§ **Exercise aim**
Isolate every line in the records below with "qrow" in it.

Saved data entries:
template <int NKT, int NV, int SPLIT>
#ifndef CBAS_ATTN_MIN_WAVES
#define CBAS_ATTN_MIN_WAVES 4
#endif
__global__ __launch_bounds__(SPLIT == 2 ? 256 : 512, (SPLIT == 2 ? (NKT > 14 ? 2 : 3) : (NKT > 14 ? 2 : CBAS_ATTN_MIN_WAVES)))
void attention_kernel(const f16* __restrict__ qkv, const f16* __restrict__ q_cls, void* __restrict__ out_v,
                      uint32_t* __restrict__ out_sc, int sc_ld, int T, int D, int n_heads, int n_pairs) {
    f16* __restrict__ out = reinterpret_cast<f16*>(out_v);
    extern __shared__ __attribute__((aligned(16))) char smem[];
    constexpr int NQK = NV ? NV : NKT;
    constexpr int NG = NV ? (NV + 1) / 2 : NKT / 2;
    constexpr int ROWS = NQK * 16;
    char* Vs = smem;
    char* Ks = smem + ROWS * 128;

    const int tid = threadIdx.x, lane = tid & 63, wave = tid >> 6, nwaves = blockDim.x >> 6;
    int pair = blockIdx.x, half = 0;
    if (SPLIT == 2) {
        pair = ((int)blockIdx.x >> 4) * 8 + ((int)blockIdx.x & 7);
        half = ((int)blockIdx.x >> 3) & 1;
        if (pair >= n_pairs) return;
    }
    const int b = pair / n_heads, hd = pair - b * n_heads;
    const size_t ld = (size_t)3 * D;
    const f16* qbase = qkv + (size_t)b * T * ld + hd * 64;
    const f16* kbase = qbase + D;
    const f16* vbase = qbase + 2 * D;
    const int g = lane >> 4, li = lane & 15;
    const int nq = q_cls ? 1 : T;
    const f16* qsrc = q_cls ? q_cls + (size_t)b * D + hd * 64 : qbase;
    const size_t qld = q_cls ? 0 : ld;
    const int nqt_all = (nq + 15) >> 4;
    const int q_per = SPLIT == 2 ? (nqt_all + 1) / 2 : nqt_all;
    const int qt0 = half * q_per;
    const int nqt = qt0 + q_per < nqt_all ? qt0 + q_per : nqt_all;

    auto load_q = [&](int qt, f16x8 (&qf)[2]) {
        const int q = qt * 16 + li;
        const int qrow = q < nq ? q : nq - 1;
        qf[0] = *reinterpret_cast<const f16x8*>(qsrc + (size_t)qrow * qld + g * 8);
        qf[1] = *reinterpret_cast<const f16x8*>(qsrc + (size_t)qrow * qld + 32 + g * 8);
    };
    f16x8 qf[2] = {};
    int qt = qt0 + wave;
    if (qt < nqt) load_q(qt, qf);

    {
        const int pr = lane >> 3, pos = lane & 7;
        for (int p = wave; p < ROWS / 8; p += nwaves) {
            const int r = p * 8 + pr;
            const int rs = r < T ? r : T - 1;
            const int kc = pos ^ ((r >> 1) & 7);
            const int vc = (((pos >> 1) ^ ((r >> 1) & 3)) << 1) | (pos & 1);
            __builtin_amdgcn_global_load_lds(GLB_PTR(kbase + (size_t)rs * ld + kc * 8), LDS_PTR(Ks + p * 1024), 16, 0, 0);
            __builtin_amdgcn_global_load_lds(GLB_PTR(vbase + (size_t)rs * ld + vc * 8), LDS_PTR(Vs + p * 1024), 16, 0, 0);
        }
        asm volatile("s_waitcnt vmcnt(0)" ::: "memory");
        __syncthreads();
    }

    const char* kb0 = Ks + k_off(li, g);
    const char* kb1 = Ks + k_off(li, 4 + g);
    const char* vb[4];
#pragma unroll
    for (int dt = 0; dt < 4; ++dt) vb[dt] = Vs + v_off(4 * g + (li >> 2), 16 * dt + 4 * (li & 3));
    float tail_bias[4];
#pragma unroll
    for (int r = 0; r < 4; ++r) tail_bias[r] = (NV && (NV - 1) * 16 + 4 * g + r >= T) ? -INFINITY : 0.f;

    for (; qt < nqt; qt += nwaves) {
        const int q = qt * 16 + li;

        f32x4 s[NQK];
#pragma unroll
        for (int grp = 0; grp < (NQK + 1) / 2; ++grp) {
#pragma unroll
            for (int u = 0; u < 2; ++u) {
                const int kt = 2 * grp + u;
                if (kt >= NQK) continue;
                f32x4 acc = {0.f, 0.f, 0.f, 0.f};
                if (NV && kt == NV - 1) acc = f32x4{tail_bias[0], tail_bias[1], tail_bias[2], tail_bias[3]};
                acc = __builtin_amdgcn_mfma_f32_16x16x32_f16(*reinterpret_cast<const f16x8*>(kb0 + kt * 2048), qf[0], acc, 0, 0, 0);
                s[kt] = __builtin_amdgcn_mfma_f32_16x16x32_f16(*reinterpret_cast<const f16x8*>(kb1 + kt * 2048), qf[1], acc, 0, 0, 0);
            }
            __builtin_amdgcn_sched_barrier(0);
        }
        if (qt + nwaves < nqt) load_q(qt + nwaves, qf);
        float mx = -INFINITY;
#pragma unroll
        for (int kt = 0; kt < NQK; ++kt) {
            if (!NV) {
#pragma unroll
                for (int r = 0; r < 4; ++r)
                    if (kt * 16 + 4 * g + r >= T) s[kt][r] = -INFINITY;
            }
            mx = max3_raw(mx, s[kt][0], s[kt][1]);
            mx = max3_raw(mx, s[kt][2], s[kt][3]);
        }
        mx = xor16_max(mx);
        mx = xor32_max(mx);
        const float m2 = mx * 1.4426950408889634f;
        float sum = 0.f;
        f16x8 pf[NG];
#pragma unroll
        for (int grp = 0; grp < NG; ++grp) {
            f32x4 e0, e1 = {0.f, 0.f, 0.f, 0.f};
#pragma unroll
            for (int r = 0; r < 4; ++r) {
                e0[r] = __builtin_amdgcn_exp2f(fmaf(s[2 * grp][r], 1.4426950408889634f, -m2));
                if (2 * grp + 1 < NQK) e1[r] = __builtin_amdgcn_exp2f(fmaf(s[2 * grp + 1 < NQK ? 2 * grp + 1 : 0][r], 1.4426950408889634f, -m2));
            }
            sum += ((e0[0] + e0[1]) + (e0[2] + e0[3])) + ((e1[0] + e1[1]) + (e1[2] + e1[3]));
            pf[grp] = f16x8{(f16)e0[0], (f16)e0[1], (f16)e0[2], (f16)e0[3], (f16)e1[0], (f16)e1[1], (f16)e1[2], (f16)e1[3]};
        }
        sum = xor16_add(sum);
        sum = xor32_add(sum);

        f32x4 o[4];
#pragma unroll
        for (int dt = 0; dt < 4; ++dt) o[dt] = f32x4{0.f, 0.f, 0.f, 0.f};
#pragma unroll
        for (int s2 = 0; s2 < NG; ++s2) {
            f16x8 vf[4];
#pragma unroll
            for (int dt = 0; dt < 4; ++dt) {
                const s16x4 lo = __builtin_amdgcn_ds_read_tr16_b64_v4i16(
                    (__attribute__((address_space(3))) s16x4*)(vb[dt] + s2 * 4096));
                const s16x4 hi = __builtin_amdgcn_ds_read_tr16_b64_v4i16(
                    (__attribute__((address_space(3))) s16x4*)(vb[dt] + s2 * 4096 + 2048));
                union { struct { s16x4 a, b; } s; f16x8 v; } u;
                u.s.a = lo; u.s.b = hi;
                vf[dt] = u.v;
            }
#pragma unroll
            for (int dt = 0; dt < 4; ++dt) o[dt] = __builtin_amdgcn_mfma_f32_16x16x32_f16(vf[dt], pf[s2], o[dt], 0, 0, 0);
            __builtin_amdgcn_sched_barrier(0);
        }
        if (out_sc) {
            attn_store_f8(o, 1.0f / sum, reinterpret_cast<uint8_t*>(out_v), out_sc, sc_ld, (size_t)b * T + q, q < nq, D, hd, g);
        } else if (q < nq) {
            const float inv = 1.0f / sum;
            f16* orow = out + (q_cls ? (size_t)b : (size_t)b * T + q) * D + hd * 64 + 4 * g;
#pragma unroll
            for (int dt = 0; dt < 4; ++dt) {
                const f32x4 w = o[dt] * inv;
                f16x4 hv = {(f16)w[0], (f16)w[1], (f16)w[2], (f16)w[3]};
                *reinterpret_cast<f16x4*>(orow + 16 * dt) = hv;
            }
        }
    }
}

§ **Expected answer**
        const int qrow = q < nq ? q : nq - 1;
        qf[0] = *reinterpret_cast<const f16x8*>(qsrc + (size_t)qrow * qld + g * 8);
        qf[1] = *reinterpret_cast<const f16x8*>(qsrc + (size_t)qrow * qld + 32 + g * 8);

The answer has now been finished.